[Saved entries]
◇ ◇ ◇ ◇ ◇ ◇ ◇
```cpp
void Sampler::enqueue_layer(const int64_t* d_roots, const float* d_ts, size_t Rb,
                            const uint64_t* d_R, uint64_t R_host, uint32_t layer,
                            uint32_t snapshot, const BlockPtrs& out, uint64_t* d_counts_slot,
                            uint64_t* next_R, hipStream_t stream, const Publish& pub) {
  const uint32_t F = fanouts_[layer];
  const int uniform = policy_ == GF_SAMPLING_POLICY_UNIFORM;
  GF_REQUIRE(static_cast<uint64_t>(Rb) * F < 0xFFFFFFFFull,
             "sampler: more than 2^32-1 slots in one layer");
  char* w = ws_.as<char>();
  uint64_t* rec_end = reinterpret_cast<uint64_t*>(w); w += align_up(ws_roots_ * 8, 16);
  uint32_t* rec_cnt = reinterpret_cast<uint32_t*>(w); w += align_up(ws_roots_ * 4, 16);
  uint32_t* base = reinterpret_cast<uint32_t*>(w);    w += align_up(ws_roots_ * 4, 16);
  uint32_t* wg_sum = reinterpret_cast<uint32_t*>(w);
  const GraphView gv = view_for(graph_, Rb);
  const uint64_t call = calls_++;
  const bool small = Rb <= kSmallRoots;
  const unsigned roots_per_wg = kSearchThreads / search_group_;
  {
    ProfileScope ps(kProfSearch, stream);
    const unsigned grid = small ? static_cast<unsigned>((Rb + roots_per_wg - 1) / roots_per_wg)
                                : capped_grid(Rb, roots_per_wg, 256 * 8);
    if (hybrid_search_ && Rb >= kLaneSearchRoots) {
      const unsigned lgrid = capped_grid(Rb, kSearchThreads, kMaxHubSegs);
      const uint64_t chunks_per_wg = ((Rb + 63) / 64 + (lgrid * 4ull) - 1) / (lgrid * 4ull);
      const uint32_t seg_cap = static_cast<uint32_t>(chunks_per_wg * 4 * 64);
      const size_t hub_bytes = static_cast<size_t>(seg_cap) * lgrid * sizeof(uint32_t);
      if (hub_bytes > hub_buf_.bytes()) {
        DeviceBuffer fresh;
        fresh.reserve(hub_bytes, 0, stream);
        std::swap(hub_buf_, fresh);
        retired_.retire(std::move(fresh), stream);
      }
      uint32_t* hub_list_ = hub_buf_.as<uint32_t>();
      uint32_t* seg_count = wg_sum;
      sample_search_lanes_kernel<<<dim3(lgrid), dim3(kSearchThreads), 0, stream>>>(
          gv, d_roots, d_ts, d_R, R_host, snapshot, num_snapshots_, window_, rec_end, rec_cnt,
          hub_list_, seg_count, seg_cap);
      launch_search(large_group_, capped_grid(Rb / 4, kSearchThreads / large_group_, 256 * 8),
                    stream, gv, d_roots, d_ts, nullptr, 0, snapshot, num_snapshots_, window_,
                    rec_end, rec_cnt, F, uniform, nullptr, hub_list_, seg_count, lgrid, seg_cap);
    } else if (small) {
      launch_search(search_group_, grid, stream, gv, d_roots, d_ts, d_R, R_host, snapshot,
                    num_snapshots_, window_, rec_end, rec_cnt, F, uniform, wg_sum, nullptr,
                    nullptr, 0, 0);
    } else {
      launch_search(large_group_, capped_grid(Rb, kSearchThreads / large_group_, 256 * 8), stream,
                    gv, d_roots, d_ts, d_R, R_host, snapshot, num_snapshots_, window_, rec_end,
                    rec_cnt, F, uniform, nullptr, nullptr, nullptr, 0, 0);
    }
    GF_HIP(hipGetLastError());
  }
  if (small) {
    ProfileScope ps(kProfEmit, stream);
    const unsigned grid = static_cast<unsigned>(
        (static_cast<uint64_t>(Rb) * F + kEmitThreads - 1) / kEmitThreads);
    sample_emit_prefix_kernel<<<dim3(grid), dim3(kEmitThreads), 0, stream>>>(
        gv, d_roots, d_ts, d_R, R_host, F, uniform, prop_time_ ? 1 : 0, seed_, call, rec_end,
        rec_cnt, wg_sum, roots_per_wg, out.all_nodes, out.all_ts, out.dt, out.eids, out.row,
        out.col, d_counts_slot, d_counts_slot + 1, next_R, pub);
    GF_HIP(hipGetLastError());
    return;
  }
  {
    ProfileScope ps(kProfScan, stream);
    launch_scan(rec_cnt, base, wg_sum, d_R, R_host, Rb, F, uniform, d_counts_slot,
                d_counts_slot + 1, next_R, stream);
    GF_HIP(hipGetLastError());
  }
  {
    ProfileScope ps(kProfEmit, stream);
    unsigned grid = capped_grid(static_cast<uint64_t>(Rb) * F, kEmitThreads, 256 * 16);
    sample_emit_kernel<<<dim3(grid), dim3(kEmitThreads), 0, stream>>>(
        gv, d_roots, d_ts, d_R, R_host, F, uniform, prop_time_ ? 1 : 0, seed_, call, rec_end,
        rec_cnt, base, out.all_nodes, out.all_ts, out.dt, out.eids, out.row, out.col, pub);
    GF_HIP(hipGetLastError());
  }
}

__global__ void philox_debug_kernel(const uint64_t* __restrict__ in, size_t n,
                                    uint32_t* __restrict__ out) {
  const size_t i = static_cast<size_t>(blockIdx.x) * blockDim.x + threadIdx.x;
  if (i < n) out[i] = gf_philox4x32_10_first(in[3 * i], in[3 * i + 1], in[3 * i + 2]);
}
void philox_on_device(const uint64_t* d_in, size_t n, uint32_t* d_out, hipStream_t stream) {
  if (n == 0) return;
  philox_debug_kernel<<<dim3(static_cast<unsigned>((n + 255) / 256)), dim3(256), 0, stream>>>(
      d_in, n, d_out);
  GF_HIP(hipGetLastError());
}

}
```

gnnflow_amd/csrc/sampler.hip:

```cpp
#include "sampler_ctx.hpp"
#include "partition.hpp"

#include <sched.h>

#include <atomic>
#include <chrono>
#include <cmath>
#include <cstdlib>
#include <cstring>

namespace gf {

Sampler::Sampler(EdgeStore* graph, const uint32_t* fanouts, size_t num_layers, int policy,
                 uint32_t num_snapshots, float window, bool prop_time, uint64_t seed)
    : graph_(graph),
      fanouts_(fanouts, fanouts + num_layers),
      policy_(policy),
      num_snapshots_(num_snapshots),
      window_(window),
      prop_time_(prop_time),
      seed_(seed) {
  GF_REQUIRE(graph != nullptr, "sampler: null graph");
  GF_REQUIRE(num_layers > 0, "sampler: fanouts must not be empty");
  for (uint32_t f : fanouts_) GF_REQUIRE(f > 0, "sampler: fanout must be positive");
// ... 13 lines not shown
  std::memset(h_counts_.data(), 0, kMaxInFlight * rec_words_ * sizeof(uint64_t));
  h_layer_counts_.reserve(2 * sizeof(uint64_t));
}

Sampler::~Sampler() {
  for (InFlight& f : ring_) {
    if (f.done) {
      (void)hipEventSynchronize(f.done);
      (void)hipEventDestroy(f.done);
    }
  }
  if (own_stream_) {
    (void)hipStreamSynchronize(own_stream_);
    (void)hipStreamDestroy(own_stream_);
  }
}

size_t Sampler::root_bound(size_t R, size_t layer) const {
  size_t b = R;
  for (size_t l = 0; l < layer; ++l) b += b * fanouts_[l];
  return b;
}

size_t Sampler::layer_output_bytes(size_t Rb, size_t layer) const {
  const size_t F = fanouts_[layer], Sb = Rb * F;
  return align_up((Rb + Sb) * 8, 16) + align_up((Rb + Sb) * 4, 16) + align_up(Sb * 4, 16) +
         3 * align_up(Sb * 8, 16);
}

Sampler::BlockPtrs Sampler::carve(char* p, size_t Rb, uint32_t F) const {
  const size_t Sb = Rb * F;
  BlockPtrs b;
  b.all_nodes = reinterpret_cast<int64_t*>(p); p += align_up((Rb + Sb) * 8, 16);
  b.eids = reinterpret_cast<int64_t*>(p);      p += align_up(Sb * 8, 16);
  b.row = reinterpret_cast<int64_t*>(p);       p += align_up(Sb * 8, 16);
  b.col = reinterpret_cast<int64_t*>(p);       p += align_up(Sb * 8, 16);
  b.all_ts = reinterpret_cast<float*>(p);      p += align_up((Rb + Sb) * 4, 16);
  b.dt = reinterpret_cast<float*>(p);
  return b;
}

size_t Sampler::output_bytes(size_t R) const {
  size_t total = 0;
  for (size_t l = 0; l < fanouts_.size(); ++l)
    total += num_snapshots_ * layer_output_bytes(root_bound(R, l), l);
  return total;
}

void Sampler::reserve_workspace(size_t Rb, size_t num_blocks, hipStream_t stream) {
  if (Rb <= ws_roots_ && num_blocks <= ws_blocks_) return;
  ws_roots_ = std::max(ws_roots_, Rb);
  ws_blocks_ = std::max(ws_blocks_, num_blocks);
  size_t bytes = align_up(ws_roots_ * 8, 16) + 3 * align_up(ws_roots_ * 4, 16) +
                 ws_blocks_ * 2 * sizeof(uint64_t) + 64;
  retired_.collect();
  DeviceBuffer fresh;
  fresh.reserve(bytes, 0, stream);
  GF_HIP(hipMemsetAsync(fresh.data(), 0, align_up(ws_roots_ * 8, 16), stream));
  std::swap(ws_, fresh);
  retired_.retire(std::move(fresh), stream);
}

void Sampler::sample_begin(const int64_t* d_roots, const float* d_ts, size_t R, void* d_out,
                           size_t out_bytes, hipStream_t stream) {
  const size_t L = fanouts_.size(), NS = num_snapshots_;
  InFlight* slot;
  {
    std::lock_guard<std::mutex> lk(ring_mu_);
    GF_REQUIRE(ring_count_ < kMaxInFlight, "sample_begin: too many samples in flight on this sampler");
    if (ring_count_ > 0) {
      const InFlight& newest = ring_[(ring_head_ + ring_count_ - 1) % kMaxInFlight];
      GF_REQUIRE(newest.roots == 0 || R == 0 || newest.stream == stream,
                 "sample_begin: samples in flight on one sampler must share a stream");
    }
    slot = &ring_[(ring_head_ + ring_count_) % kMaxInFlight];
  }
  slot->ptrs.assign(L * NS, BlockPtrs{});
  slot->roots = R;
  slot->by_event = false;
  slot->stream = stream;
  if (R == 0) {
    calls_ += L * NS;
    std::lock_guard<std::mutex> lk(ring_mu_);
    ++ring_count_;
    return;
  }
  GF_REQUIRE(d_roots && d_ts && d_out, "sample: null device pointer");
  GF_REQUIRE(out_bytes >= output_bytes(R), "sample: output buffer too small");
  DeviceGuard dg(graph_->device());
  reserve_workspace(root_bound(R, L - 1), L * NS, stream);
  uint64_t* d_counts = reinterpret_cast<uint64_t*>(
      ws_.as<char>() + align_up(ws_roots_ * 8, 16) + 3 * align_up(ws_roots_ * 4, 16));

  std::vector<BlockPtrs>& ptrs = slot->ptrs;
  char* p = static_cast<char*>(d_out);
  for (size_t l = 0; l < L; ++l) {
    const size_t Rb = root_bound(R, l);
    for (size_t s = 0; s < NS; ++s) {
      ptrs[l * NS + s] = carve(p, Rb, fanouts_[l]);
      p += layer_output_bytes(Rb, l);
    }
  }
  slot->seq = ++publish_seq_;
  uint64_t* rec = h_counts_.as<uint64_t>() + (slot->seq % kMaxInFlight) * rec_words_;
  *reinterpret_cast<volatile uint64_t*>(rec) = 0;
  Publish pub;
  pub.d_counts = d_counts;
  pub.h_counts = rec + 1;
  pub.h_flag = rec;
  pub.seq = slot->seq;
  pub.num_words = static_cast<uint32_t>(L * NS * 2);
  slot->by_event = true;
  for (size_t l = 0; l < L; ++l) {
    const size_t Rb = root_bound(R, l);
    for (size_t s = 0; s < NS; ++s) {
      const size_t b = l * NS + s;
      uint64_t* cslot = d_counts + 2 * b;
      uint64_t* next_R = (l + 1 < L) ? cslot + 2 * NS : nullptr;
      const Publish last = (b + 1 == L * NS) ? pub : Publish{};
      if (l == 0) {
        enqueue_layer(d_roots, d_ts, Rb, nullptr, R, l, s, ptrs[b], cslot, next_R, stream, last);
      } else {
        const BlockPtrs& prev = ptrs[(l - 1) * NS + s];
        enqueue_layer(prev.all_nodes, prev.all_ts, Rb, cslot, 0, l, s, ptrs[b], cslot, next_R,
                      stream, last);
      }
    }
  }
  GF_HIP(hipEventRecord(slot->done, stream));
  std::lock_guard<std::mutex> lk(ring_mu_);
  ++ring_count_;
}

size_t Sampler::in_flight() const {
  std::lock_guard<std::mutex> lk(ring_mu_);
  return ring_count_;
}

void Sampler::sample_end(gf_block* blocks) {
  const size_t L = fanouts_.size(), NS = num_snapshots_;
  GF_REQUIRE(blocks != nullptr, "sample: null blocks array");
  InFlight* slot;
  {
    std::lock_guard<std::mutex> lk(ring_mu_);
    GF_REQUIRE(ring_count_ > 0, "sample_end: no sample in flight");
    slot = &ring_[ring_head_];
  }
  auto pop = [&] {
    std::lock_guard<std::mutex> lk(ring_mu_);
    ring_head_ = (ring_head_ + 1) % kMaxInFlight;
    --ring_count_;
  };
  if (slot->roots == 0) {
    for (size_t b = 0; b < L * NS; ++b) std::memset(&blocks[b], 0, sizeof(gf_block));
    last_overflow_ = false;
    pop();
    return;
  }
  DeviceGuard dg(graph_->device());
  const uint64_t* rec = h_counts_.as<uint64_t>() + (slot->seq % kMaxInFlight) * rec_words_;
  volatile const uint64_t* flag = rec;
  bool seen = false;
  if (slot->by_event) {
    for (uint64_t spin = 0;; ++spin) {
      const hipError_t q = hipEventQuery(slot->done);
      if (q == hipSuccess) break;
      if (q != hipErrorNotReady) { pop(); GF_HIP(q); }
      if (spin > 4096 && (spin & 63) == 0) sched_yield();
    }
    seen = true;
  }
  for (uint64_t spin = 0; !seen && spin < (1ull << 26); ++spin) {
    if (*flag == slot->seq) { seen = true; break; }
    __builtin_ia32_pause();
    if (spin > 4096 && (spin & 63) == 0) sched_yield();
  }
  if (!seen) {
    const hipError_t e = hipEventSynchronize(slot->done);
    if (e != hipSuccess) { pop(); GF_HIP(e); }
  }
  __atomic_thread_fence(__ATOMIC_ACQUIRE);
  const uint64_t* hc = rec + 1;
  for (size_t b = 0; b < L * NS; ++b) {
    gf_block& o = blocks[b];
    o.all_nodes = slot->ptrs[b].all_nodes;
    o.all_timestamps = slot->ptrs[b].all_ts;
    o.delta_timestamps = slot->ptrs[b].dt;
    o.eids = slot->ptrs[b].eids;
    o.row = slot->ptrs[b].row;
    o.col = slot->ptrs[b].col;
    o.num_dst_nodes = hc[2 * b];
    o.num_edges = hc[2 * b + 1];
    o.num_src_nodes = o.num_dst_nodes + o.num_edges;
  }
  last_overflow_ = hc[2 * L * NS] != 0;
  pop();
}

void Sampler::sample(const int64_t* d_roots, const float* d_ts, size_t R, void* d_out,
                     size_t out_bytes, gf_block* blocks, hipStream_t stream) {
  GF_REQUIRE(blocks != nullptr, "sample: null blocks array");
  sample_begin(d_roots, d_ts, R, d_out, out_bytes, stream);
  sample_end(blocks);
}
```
◇ ◇ ◇ ◇ ◇ ◇ ◇
**What you are asked to do**
Copy each line of the preceding data that contains the string "swap".

**Written solution**
        std::swap(hub_buf_, fresh);
  std::swap(ws_, fresh);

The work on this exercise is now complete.